I had crazy stress dreams about moving.  Though this is a common theme for my stress dreams, it’s pretty clear where these came from. My loud, awful, crappy indie rock playing neighbors are moving out. Well, apparently they were supposed to move out by Saturday.  As far as I can tell they still aren’t out. From what I hear the new neighbors (two gay boys) We’re supposed to be moving in now -ish, but have to wait for the fuckheads to finish getting out. Anyway, I dreamt I was moving into some place I’d lived before (it looked like a combination of three places I’d had in Seattle), and I got half my stuff in only to discover the prior tenants hadn’t taken half their stuff, so I had to do all this work to move it outside, to fit my stuff in.  Then I realized I’d forgotten to tell my previous place that I was moving, so I had to come up with double rent.

Ugh, ugh, ugh, but on the plus side, in the dream, I had a job that sent me to the Caribbean occasionally.

This weekend I read Perdido Street Station by China Mieville. It’s the first Mieville I’ve read, and I have to confess, I don’t get what all the fuss was about. Maybe this simply wasn’t the book to start with, but I found it fairly tedious.  The whole elaborately created world was great and all.  Some of the characters were likable, and one even seemed to have something of a transformative journey (although unfortunately that coincided with making him unlikable to the reader). But over all the world building was a little sloppy.  There was no history of the place explained, which made it much harder to believe how such place could have come to exist. There were several places where the author directly went against previous statements he’d made about characters.  It was, in my perception, rife with little flaws.  And I can often over look that for good story-telling, or amazing world building.  Here, in this book, instead it just made me become increasingly annoyed through the whole book. the resolution at the end left much to be desired. Indeed there was little resolution at all.  Most characters had their lives completely destroyed, and the one seemed to have gone through some transformative sense of self turned out to be irredeemably bad, or at least didn’t seem able to understand the crime he’d initially paid for, and while accepting his punishment, he seemed more resigned than actually comprehending his crime and his punishment.  Over all, pretty much unsatisfying.  Also Mieville’s world here, while fascinating and quite clever at times, was pretty nightmarish. It felt so grim as to be entirely without the things that make city life wonderful and enjoyable.

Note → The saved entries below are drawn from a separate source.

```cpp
template <int N> struct Plan;
template <> struct Plan<192> { static constexpr int R1 = 8, R2 = 8, R3 = 3; };
template <> struct Plan<128> { static constexpr int R1 = 8, R2 = 4, R3 = 4; };
template <> struct Plan<100> { static constexpr int R1 = 4, R2 = 5, R3 = 5; };
template <> struct Plan<96> { static constexpr int R1 = 8, R2 = 12, R3 = 1; };
template <> struct Plan<72> { static constexpr int R1 = 8, R2 = 3, R3 = 3; };
template <> struct Plan<64> { static constexpr int R1 = 8, R2 = 8, R3 = 1; };
template <> struct Plan<60> { static constexpr int R1 = 4, R2 = 15, R3 = 1; };
template <> struct Plan<50> { static constexpr int R1 = 5, R2 = 10, R3 = 1; };
template <> struct Plan<40> { static constexpr int R1 = 8, R2 = 5, R3 = 1; };
template <> struct Plan<36> { static constexpr int R1 = 4, R2 = 3, R3 = 3; };
template <> struct Plan<32> { static constexpr int R1 = 8, R2 = 4, R3 = 1; };
template <> struct Plan<28> { static constexpr int R1 = 4, R2 = 7, R3 = 1; };
template <> struct Plan<24> { static constexpr int R1 = 8, R2 = 3, R3 = 1; };
template <> struct Plan<20> { static constexpr int R1 = 4, R2 = 5, R3 = 1; };
// ... 225 lines not shown
    case 64: CALL(64); break;                    \
    case 72: CALL(72); break;                    \
    case 96: CALL(96); break;                    \
    case 100: CALL(100); break;                  \
    case 128: CALL(128); break;                  \
    default: CALL(192); break;                   \
  }

int persistent_grid(const void* kernel, int ntiles, int threads, int dyn_lds = 0);

void cfft_rows_fwd(int NX, const ConvArgs& a, int layout, cf* T, const cf* tw, float* tmax, hipStream_t st, float* t16 = nullptr);
void cfft_rows_fwd_merge(int NX, const ConvArgs& a, const FftMerge& m, int in_layout, cf* T, const cf* tw, float* tmax, hipStream_t st, float* t16 = nullptr);
hipError_t cfft_cols_fwd(int NY, const ConvArgs& a, int np, const cf* T, void* Xs, const cf* tw, int NXH, int MT, const Fp16Scale& sc, hipStream_t st);
void cfft_cols_inv(int NY, const ConvArgs& a, const cf* Yf, cf* T, const cf* tw, int NXH, int ldy, int pad, hipStream_t st, float* t16 = nullptr, float y16_inv = 0.f);
void cfft_rows_inv(int NX, const ConvArgs& a, int layout, const cf* T, const cf* tw, int pad, float norm, const Fp16Scale& sc, hipStream_t st);
bool cfft_rows_inv_reg(int NX, const ConvArgs& a, int layout, const cf* T, int pad, float norm, const Fp16Scale& sc, hipStream_t st);
bool cfft_rows_inv_fwd_reg(int NX, const ConvArgs& a, const cf* T, cf* Tn, int pad, float norm, const Fp16Scale& sc, hipStream_t st);
bool cfft_rows_fwd_reg(int NX, const ConvArgs& a, int layout, cf* T, float* tmax, hipStream_t st, float* t16);
bool cfft_rows_fwd_win_reg(int NX, const ConvArgs& a, cf* T, float* tmax, hipStream_t st);
bool cfft_rows_fwd_win_reg_supported(int NX, int Cin);
bool cfft_tiles_supported(int NY, int NX, const ConvArgs& a);
bool cfft_rows_fwd_tile_reg(int NY, int NX, const ConvArgs& a, cf* T, float* tmax, hipStream_t st);
bool cfft_rows_inv_pool_tile_reg(int NY, int NX, const ConvArgs& a, const cf* T, cf* Tn, float norm, const Fp16Scale& sc, hipStream_t st);
bool cfft_rows_fwd_merge_reg(int NX, const ConvArgs& a, const FftMerge& m, int in_layout, cf* T, float* tmax, hipStream_t st, float* t16);
bool cfft_cols_inv_reg(int NY, const ConvArgs& a, const cf* Yf, cf* T, int NXH, int ldy, int pad, hipStream_t st, float* t16, float y16_inv = 0.f);
void cfft_rows_inv_fwd(int NX, const ConvArgs& a, const cf* T, cf* Tn, const cf* tw, int pad, float norm, const Fp16Scale& sc, hipStream_t st);
bool cfft_rows_inv_pool_fwd(int NXI, int NXO, const ConvArgs& a, const cf* T, cf* Tn, const cf* twi, const cf* two, int pad, float norm, const Fp16Scale& sc, hipStream_t st);
bool cfft_rows_inv_merge_fwd(int NX, const ConvArgs& a, const FftMerge& m, const cf* T, cf* Tn, const cf* tw, int pad, float norm, const Fp16Scale& sc, hipStream_t st);
bool cfft_rows_inv_merge_fwd_reg(int NX, const ConvArgs& a, const FftMerge& m, const cf* T, cf* Tn, int pad, float norm, const Fp16Scale& sc, hipStream_t st, float* t16n = nullptr);
bool cfft_rows_inv_merge_fwd_reg_supported(int NX, const ConvArgs& a, const FftMerge& m, int pad);
bool cfft_rows_inv_pool_fwd_supported(int NXI, int NXO, int Cout);
bool cfft_rows_inv_mfma(int NX, const ConvArgs& a, int layout, const cf* T, int pad, float norm, const Fp16Scale& sc, hipStream_t st);
bool cfft_rows_inv_merge_fwd_supported(int NX, const ConvArgs& a, const FftMerge& m);
}
}
```

joint-cnn-mrf_amd/csrc/ctx.h:

```cpp
#pragma once
#include "../../include/jcm.h"

#include <map>
#include <mutex>
#include <string>
#include <vector>

#include "kernels.h"

namespace jcm {

struct CallOrder;

int fail(int code, const std::string& msg);

#define HIP_TRY(expr)                                                                                   \
  do {                                                                                                  \
    hipError_t e_ = (expr);                                                                             \
    if (e_ != hipSuccess)                                                                               \
      return ::jcm::fail(JCM_ERR_HIP, std::string(#expr) + ": " + hipGetErrorString(e_));               \
  } while (0)
#define JCM_TRY(expr)          \
  do {                         \
    int r_ = (expr);           \
// ... 27 lines not shown
  void* wp_kxfold = nullptr;
  void* wq1_bf16 = nullptr;
  float* wq1_f32 = nullptr;
  void* wq1_split = nullptr;
  int coutp_bf16 = 0;
  bool thin = false;
  bool thin_bf16 = false;
  const float* bias = nullptr;
  float* scale = nullptr;
  float* shift = nullptr;
};

struct TrainState;
}
struct jcm_ctx;
namespace jcm {
void train_destroy(jcm_ctx* c);
const float* train_param_range(jcm_ctx* c, int64_t off, int64_t n);
const double* train_grad_sumsq(jcm_ctx* c);

}

struct jcm_ctx {
  int device = 0;
  hipStream_t stream = nullptr;
  int precision = JCM_PRECISION_F32;
  int K = 9;
  bool finalized = false;
  int f32_conv = 0;
  int split_min_wgs = 128;
  int sm_algo = 3;
  int conv9_fft = 1;
  int fft_tiles = 1;
  int fft_fuse = 3;
  int fft_single = 1;
  int fft_t16 = 1;
  int fft_rows_mfma = 1;
  int fft_win = 1;
  int bf16_hpool = 1;
  int sm_chunk = 32;
  int micro_batch = 0;
  int call_order = 1;
  int debug_skip = 0;
  std::map<std::string, jcm::Tensor> params;
  std::map<std::string, jcm::ConvLayer> convs;
  std::vector<void*> owned;
  size_t param_bytes = 0;
  bool has_sm = false;
  float* sp_energy = nullptr;
  float* sp_bias = nullptr;
  float* bn_sm_scale = nullptr;
  float* bn_sm_shift = nullptr;
  int* cond = nullptr;
  const float** energy_ptrs = nullptr;
  const float** bias_ptrs = nullptr;
  int* cond0 = nullptr;
  float2* prior_spec_t = nullptr;
  struct FftW { void* p = nullptr; size_t bytes = 0; bool valid = false; float* wscale = nullptr; };
  std::map<std::string, FftW> fft_w;
  double* hist_limits = nullptr;
  jcm::TrainState* train = nullptr;
  char* arena = nullptr;
  size_t arena_cap = 0, arena_off = 0, arena_peak = 0;
  bool dry = false;
  float* act_scale = nullptr;
  float* scale_scratch = nullptr;
// ... 87 lines not shown
```

joint-cnn-mrf_amd/csrc/jcm_api.hip:

```cpp
#include <cmath>
#include <cstdlib>
#include <cstdio>
#include <cstring>

#include <mutex>
#include <vector>

#include "ctx.h"

using namespace jcm;

namespace {
thread_local std::string g_err;
}

namespace jcm {

const char* const kJointNames[10] = {"lsho", "lelb", "lwri", "rsho", "relb", "rwri", "lhip", "rhip", "nose", "torso"};

int fail(int code, const std::string& msg) {
  g_err = msg;
  return code;
}

// ... 219 lines not shown
      jcm_ctx::WordBlock& b = c->fft_blocks[c->fft_block_i];
      if (c->fft_word_i + n <= b.cap) {
        *w = b.p + c->fft_word_i;
        c->fft_word_i += n;
        return JCM_OK;
      }
      ++c->fft_block_i;
      c->fft_word_i = 0;
      continue;
    }
    jcm_ctx::WordBlock b;
    b.cap = n > jcm_ctx::kFftWords ? n : jcm_ctx::kFftWords;
    HIP_TRY(hipMalloc(reinterpret_cast<void**>(&b.p), (size_t)b.cap * sizeof(float)));
    if (hipError_t e = hipMemsetAsync(b.p, 0, (size_t)b.cap * sizeof(float), c->stream); e != hipSuccess) {
      (void)hipFree(b.p);
      return fail(JCM_ERR_HIP, std::string("hipMemsetAsync: ") + hipGetErrorString(e));
    }
    c->fft_blocks.push_back(b);
  }
}
int run_conv_fft(jcm_ctx* c, const ConvLayer* L, const std::string& scope, const void* x, int B, int H, int W, void* out, int in_layout, int out_layout, int circ, FftLink* link) {
  FftLink alone;
  FftLink& k = link ? *link : alone;
  ConvArgs a{};
  a.x = x; a.bias = L->bias; a.scale = L->scale; a.shift = L->shift; a.out = out;
  a.B = B; a.H = H; a.W = W; a.Cin = L->cin; a.Cout = L->cout; a.CoutP = L->cout; a.relu_bn = L->has_bn ? 1 : 0;
  a.circ = circ;
  a.rows_mfma = c->fft_rows_mfma;
  const size_t mark = c->arena_off;
  const int np = fft_np(c);
  a.tiles = c->fft_tiles && k.next.pool && !k.t_in && !k.xs && !k.merge && !k.win_map && !circ && in_layout == 0 &&
            np == 4 && conv_fft_tiles_supported(a, L->ks, k.next.ks_next) ? 1 : 0;
  const int wH = a.tiles ? H / 2 : H, wW = a.tiles ? W / 2 : W;
  void* work = arena_alloc<char>(c, conv_fft_workspace_bytes(a, L->ks, np));
  c->arena_off = mark;
  if (c->dry) return JCM_OK;
  const std::string key = scope + (circ ? "@win" : "@") + std::to_string(wH) + "x" + std::to_string(wW);
  if (!c->fft_w.count(key)) {
    static const size_t cap = [] { const char* e = std::getenv("JCM_FFT_CACHE_GB"); return (size_t)(e ? std::atoi(e) : 64) << 30; }();
    const size_t need = conv_fft_weight_bytes(wH, wW, L->ks, L->cin, L->cout, np, circ);
    size_t held = 0;
    for (auto& kv : c->fft_w) held += kv.second.bytes;
    if (held + need > cap && !c->fft_w.empty()) {
      HIP_TRY(hipStreamSynchronize(c->stream));
      for (auto& kv : c->fft_w) (void)hipFree(kv.second.p);
      c->fft_w.clear();
    }
  }
  jcm_ctx::FftW& fw = c->fft_w[key];
  if (!fw.p) {
    const size_t wb = (conv_fft_weight_bytes(wH, wW, L->ks, L->cin, L->cout, np, circ) + 255) & ~size_t(255);
    fw.bytes = wb + 256;
    if (hipMalloc(&fw.p, fw.bytes) == hipSuccess) {
      fw.wscale = reinterpret_cast<float*>(static_cast<char*>(fw.p) + wb);
    } else {
      const size_t mb = fw.bytes >> 20;
      c->fft_w.erase(key);
      return fail(JCM_ERR_HIP, "out of device memory for the filter spectra of '" + scope + "' (" + std::to_string(mb) + " MB); jcm_set_option(\"conv9_fft\", 0) selects the direct kernels");
    }
  }
  if (!fw.valid) {
    const float* bound_from = nullptr;
    if (np >= 4 && scope.compare(0, 6, "dgrad:") == 0) {
      auto it = c->fft_w.find(key.substr(6));
      if (it != c->fft_w.end() && it->second.valid && it->second.wscale) bound_from = it->second.wscale;
    }
    HIP_TRY(conv_fft_pack_weights(L->w_raw, fw.p, wH, wW, L->ks, L->cin, L->cout, np, c->precision == JCM_PRECISION_BF16, c->stream, fw.wscale, circ, bound_from));
    fw.valid = true;
  }
  a.wp = fw.p;
  hipEvent_t e0 = nullptr, e1 = nullptr, g0 = nullptr, g1 = nullptr;
  JCM_TRY(prof_begin(c, &e0, &e1));
  if (c->profile && (pool_get(c, &g0) != JCM_OK || pool_get(c, &g1) != JCM_OK)) { g0 = g1 = nullptr; }
  if (k.win_map) {
    a.win_map = k.win_map; a.win_B = k.win_B; a.win_H = k.win_H; a.win_W = k.win_W; a.win_TY = k.win_TY; a.win_TX = k.win_TX;
  }
  if (k.win_scatter) {
    a.wout_H = k.win_H; a.wout_W = k.win_W; a.wout_TY = k.win_TY; a.wout_TX = k.win_TX;
  }
  Fp16Scale sc;
  if (np >= 4) {
    sc.tmax = k.tmax_in;
    if ((k.t_in || k.xs_ready) && !sc.tmax) return fail(JCM_ERR_STATE, "conv_fft '" + scope + "': a handed-over tensor without its scale word");
    if (!sc.tmax) JCM_TRY(fft_new_words(c, a.tiles ? 4 * B : B, &sc.tmax));
    if (k.t_next) JCM_TRY(fft_new_words(c, B, &sc.tmax_next));
    sc.winv = fw.wscale + 1;
    sc.common = c->train ? 1 : 0;
    sc.t16 = (np == 5 && c->fft_t16 && in_layout != 0 && out_layout != 0 && !k.xs && (!k.t_in || k.t_in_16) && (!k.t_next || (k.next.merge && !k.t_in))) ? 1 : 0;
  }
  k.tmax = sc.tmax;
  k.tmax_next = sc.tmax_next;
  const hipError_t e = conv_fft_f32(a, L->ks, np, in_layout, out_layout, work, k, g0, g1, c->stream, np >= 4 ? &sc : nullptr);
  if (g0 && g1 && e == hipSuccess) c->prof[scope + "/gemm"].emplace_back(g0, g1);
  else { if (g0) c->event_pool.push_back(g0); if (g1) c->event_pool.push_back(g1); }
  prof_end(c, scope, e0, e1, e == hipSuccess);
  if (e != hipSuccess) return fail(JCM_ERR_HIP, std::string("conv_fft_f32: ") + hipGetErrorString(e));
  return JCM_OK;
}
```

As I do, I went a read the Amazon reviews after I’d finished the book.  I take some weird satisfaction in finding out if other people agreed with me.  The best one there starts “Overwrought, under-thought” which pretty well sums up the entire thing for me.  I mean, I didn’t hate it as much as that reviewer, but man, I’m feeling really unsatisfied after having waded through the muck of the entire book. Someone else said, “Five stars for imagination, two and a half stars for execution.” Which is perhaps a better description of how I felt about the whole thing.

Now I need to make my to-do list for the next few days.  And get lots done.  LOTS AND LOTS. So I wil feel satisfied with my days off. Vacations are for extra productivity, dontcha know. Although mostly what I want to do is pick a up book a know will be good and read Perdido Street Station right out of my memory.

Can someone tell me, are Mieville’s other books better? Did I pick up the one bad one? Or should I just skip all of them?